Task requirements: Go through the entries below. Copy out every line that contains "denom".

Information given:
########################################
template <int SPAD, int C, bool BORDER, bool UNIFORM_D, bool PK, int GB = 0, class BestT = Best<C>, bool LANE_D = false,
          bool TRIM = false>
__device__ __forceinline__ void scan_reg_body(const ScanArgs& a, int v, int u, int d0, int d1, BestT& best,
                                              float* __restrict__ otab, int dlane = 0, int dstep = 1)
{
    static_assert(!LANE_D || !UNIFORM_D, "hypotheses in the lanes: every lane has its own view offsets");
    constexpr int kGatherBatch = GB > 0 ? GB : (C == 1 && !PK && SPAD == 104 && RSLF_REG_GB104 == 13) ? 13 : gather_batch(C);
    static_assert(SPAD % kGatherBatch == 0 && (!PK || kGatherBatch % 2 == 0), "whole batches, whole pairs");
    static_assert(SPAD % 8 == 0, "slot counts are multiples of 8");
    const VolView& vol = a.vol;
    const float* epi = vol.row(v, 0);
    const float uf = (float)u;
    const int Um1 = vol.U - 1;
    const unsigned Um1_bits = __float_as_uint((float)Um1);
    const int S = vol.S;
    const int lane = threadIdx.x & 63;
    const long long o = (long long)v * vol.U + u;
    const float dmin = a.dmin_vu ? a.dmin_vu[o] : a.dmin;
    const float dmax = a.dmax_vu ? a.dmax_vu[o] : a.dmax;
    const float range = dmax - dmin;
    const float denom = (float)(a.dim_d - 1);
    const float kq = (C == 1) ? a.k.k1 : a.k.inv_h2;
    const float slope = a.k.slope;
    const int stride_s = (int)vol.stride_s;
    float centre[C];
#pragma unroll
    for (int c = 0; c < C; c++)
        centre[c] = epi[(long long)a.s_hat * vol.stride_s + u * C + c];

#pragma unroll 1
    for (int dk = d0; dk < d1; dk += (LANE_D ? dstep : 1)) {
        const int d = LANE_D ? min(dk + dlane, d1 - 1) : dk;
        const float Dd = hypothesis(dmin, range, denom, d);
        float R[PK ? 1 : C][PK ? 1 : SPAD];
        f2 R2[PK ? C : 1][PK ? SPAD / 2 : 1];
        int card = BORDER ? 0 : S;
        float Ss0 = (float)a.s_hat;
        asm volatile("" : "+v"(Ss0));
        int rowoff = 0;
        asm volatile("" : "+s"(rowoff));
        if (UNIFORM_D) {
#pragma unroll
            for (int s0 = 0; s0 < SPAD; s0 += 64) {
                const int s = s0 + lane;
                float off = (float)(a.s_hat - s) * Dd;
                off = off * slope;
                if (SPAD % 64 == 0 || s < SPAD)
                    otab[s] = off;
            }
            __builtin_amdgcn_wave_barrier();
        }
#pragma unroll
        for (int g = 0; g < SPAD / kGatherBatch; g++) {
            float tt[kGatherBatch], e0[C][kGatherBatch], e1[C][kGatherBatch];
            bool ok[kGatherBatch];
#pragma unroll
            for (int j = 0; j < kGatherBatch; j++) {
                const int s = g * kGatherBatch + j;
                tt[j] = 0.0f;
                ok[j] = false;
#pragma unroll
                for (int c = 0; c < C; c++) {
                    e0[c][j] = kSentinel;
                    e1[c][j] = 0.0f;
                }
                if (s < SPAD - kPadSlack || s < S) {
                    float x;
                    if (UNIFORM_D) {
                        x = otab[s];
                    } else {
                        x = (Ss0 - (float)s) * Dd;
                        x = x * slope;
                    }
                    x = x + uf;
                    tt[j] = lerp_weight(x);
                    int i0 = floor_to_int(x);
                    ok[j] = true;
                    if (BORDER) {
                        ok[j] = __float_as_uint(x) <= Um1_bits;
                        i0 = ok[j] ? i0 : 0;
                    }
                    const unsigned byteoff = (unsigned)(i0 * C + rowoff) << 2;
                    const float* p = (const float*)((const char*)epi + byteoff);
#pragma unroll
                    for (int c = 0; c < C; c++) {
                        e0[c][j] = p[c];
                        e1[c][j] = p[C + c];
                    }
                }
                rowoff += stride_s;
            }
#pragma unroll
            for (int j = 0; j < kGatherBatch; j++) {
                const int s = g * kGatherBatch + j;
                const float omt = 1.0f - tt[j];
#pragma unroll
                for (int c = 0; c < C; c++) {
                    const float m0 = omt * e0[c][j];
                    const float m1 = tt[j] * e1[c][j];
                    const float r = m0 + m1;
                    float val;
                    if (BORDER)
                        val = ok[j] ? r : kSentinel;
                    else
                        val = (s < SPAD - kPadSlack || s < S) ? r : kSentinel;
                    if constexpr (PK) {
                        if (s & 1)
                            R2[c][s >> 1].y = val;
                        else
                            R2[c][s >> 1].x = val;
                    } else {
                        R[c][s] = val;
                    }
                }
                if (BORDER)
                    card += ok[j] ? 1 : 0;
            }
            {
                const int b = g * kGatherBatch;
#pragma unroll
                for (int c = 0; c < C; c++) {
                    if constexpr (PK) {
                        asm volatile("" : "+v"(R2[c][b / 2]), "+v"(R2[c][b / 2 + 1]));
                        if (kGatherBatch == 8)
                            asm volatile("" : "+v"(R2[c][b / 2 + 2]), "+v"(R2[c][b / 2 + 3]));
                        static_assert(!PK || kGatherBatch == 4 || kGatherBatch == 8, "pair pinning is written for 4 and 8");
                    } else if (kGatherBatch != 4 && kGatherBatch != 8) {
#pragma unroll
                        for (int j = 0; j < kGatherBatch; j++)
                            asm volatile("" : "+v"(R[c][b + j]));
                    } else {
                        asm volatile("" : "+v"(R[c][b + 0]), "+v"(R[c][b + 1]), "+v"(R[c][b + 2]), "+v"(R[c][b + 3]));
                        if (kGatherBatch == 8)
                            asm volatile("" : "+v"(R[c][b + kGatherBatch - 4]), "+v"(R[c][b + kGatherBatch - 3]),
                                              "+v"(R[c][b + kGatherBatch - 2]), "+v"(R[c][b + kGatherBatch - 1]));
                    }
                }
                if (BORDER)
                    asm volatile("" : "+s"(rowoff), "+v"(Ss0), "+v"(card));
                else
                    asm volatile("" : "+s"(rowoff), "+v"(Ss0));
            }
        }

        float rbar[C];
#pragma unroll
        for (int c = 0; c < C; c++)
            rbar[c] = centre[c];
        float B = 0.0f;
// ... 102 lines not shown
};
########################################
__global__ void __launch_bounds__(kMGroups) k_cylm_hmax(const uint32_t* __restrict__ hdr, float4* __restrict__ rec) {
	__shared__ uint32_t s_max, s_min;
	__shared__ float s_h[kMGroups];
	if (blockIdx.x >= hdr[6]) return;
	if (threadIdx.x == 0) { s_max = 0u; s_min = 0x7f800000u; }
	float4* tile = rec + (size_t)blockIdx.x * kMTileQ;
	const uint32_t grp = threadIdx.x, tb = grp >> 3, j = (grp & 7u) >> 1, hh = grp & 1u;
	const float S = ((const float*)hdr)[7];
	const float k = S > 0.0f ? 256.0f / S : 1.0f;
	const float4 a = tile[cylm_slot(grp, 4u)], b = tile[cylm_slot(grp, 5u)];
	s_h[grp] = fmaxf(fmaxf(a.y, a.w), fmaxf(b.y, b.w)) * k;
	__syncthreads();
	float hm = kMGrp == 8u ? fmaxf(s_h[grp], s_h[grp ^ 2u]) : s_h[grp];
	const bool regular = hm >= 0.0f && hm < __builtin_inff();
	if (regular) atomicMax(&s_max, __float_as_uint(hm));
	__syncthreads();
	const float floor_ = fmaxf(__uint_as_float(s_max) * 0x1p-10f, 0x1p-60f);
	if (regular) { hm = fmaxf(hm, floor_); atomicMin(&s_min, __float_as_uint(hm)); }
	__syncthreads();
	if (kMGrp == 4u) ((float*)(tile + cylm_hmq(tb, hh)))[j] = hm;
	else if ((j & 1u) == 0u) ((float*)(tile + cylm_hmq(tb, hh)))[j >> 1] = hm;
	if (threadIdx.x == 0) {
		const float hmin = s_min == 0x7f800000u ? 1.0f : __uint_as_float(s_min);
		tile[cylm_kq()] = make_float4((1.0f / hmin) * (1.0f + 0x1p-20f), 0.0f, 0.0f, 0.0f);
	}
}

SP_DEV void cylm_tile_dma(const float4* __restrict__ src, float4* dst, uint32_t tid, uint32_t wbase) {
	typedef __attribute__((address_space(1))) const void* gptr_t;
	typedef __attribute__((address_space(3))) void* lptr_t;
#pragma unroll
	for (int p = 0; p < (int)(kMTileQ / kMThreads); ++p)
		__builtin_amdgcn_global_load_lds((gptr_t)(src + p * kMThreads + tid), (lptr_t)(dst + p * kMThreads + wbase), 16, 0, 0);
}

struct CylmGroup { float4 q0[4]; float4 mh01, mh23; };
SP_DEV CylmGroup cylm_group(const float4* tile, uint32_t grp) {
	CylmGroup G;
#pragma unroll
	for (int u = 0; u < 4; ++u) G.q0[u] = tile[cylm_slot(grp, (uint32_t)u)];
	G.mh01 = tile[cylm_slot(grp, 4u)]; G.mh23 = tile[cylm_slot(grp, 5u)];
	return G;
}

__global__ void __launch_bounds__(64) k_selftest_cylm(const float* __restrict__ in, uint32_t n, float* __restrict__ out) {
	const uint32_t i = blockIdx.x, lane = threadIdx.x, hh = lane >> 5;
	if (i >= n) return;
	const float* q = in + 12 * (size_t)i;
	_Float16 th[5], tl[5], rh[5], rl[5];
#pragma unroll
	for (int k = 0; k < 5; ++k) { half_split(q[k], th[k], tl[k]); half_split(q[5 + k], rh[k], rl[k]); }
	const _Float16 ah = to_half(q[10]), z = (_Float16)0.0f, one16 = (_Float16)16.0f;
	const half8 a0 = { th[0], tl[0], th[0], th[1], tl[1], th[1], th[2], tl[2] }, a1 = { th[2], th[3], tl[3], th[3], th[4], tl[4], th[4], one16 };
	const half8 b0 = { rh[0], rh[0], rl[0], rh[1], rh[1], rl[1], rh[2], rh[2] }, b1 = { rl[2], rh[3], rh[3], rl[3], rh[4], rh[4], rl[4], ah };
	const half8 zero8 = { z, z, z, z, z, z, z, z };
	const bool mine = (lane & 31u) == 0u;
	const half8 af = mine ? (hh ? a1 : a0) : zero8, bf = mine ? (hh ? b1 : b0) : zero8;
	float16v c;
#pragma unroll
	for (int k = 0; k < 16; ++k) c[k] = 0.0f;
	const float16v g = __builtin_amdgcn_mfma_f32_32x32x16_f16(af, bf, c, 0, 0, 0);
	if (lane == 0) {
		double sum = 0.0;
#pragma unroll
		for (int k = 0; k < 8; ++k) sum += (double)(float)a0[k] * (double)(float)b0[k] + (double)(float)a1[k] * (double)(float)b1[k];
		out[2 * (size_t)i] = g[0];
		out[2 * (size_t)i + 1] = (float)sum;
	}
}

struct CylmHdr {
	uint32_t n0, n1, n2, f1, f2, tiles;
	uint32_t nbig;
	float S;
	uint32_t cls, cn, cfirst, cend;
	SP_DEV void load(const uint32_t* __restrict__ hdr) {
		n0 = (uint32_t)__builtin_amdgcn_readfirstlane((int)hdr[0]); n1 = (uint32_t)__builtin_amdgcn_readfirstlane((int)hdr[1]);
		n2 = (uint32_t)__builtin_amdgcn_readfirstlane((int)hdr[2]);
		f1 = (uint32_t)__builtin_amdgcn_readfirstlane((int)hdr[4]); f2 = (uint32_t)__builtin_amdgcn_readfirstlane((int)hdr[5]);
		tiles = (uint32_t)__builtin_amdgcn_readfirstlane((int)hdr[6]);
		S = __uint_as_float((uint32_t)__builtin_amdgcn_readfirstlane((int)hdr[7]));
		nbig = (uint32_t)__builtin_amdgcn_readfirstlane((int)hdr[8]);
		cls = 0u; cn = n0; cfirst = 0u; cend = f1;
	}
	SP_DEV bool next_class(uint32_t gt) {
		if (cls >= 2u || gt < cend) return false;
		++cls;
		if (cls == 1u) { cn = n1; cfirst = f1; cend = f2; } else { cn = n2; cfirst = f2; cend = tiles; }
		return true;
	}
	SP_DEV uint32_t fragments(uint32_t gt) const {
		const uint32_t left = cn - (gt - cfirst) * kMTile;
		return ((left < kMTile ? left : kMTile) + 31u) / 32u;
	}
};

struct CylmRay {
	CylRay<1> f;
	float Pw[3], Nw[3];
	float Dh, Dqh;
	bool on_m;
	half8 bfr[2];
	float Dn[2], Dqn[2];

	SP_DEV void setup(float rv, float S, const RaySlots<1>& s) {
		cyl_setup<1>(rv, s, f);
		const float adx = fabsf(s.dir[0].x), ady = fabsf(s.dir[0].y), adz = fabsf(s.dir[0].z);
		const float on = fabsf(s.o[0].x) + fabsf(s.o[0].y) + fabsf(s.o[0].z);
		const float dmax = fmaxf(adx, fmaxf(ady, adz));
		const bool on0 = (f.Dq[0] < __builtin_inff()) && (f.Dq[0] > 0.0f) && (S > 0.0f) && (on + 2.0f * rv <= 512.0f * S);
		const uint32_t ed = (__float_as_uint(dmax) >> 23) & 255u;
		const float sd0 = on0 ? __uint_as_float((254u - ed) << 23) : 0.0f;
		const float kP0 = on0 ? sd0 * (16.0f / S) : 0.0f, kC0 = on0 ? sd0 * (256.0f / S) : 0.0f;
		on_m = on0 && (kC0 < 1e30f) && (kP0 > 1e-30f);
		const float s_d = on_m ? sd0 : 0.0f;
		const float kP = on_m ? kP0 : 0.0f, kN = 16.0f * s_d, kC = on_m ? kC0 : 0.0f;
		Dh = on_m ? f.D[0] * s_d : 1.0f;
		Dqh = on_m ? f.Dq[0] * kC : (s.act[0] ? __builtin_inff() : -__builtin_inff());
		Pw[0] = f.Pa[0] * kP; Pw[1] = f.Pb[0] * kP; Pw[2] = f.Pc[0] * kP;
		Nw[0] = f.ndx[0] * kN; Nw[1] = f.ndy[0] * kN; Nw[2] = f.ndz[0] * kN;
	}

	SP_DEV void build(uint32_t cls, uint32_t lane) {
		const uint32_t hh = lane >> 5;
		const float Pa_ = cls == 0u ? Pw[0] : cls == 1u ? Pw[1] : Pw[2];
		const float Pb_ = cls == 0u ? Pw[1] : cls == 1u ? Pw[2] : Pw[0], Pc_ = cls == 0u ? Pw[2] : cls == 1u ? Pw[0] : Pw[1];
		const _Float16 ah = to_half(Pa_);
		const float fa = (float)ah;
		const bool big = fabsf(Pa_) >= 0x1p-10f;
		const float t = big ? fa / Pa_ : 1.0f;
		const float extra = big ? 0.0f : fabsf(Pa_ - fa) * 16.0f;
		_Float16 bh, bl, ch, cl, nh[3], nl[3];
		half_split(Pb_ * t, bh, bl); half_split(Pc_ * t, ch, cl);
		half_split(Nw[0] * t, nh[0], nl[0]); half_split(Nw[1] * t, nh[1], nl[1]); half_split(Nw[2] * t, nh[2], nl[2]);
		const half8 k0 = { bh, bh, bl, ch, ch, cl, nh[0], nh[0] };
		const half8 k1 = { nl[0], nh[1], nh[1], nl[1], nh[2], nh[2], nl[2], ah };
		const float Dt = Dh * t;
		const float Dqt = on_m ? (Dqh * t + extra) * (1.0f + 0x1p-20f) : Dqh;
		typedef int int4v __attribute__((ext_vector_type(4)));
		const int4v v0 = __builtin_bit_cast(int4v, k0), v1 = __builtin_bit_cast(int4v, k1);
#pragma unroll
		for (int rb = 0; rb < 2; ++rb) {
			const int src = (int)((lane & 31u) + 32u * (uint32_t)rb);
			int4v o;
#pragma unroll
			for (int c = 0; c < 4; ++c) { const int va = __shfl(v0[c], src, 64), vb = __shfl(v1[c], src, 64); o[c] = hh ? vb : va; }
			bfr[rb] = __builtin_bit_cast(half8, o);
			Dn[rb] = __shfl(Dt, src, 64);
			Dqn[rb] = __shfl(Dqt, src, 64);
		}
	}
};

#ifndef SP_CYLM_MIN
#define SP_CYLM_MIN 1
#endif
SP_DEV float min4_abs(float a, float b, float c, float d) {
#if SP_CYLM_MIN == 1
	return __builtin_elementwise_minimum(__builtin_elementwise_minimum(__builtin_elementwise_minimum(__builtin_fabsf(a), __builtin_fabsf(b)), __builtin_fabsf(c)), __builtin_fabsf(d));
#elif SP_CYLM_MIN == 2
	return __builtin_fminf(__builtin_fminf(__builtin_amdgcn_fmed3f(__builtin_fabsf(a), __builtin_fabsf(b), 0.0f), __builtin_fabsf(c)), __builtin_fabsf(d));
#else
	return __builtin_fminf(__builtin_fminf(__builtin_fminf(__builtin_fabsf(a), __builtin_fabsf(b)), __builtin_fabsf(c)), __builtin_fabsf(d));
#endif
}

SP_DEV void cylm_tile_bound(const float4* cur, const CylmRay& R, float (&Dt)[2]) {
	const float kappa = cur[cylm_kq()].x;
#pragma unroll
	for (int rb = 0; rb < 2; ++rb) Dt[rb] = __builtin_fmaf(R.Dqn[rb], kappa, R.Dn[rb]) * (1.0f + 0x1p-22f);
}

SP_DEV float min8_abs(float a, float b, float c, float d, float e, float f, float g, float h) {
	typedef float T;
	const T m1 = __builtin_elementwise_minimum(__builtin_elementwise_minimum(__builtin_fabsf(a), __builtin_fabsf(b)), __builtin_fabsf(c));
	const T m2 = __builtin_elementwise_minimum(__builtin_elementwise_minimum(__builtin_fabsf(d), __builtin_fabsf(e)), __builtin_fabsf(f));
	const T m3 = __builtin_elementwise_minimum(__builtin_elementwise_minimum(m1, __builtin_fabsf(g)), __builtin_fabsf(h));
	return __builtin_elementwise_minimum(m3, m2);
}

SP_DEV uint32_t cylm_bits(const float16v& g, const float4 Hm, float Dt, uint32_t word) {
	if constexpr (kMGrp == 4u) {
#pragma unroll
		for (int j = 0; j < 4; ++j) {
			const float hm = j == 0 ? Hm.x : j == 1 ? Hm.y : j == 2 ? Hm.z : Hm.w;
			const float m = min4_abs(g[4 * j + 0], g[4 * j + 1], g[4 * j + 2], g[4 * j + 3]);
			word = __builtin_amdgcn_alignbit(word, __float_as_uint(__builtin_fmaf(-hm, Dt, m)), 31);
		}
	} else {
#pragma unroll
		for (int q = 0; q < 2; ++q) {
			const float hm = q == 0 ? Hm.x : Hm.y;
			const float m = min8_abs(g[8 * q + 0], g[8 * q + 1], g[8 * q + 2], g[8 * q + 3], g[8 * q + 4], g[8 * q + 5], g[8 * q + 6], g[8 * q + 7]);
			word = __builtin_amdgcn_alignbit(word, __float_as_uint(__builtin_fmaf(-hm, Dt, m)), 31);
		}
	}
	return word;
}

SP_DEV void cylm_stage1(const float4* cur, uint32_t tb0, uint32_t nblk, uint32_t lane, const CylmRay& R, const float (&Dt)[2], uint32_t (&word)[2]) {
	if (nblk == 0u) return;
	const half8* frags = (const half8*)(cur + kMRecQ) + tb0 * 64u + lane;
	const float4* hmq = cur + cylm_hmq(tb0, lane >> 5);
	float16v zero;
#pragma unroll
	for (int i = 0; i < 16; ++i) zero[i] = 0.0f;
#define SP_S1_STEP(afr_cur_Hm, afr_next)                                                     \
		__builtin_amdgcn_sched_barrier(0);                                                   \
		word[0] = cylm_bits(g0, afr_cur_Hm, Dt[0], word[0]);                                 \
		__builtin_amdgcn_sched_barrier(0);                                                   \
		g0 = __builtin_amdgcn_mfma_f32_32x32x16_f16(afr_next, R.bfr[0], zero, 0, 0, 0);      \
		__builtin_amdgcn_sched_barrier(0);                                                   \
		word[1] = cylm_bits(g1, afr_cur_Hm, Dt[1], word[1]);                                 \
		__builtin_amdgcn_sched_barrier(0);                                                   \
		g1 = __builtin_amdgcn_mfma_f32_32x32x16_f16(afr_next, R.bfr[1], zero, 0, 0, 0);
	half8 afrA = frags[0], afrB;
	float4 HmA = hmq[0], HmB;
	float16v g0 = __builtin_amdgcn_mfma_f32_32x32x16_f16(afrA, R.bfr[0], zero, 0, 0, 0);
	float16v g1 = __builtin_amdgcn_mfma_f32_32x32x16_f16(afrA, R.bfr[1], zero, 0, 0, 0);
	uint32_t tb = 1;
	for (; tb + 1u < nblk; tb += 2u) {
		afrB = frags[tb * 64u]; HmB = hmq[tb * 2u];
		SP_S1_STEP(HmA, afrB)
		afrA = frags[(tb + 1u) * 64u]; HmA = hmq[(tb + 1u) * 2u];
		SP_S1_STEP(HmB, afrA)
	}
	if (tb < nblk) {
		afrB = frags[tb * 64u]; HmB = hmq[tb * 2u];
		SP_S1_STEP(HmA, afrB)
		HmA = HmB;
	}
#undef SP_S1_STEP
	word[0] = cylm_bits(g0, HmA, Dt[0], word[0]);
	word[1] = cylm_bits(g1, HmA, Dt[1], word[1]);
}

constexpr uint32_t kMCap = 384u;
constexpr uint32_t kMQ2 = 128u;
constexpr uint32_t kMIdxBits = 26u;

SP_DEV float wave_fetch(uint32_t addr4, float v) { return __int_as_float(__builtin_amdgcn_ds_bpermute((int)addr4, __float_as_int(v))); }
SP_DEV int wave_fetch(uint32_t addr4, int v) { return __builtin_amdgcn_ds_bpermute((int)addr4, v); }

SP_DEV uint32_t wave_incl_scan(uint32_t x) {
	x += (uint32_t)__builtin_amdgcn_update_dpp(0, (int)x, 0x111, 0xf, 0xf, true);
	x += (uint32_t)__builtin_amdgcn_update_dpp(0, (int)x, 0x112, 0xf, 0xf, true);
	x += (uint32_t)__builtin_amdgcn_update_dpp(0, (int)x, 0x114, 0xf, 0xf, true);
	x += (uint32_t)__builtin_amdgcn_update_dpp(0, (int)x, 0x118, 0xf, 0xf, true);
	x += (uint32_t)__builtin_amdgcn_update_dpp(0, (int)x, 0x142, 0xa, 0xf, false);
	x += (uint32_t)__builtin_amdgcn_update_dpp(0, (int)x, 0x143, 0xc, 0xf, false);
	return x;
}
########################################
Solution:
    const float denom = (float)(a.dim_d - 1);
        const float Dd = hypothesis(dmin, range, denom, d);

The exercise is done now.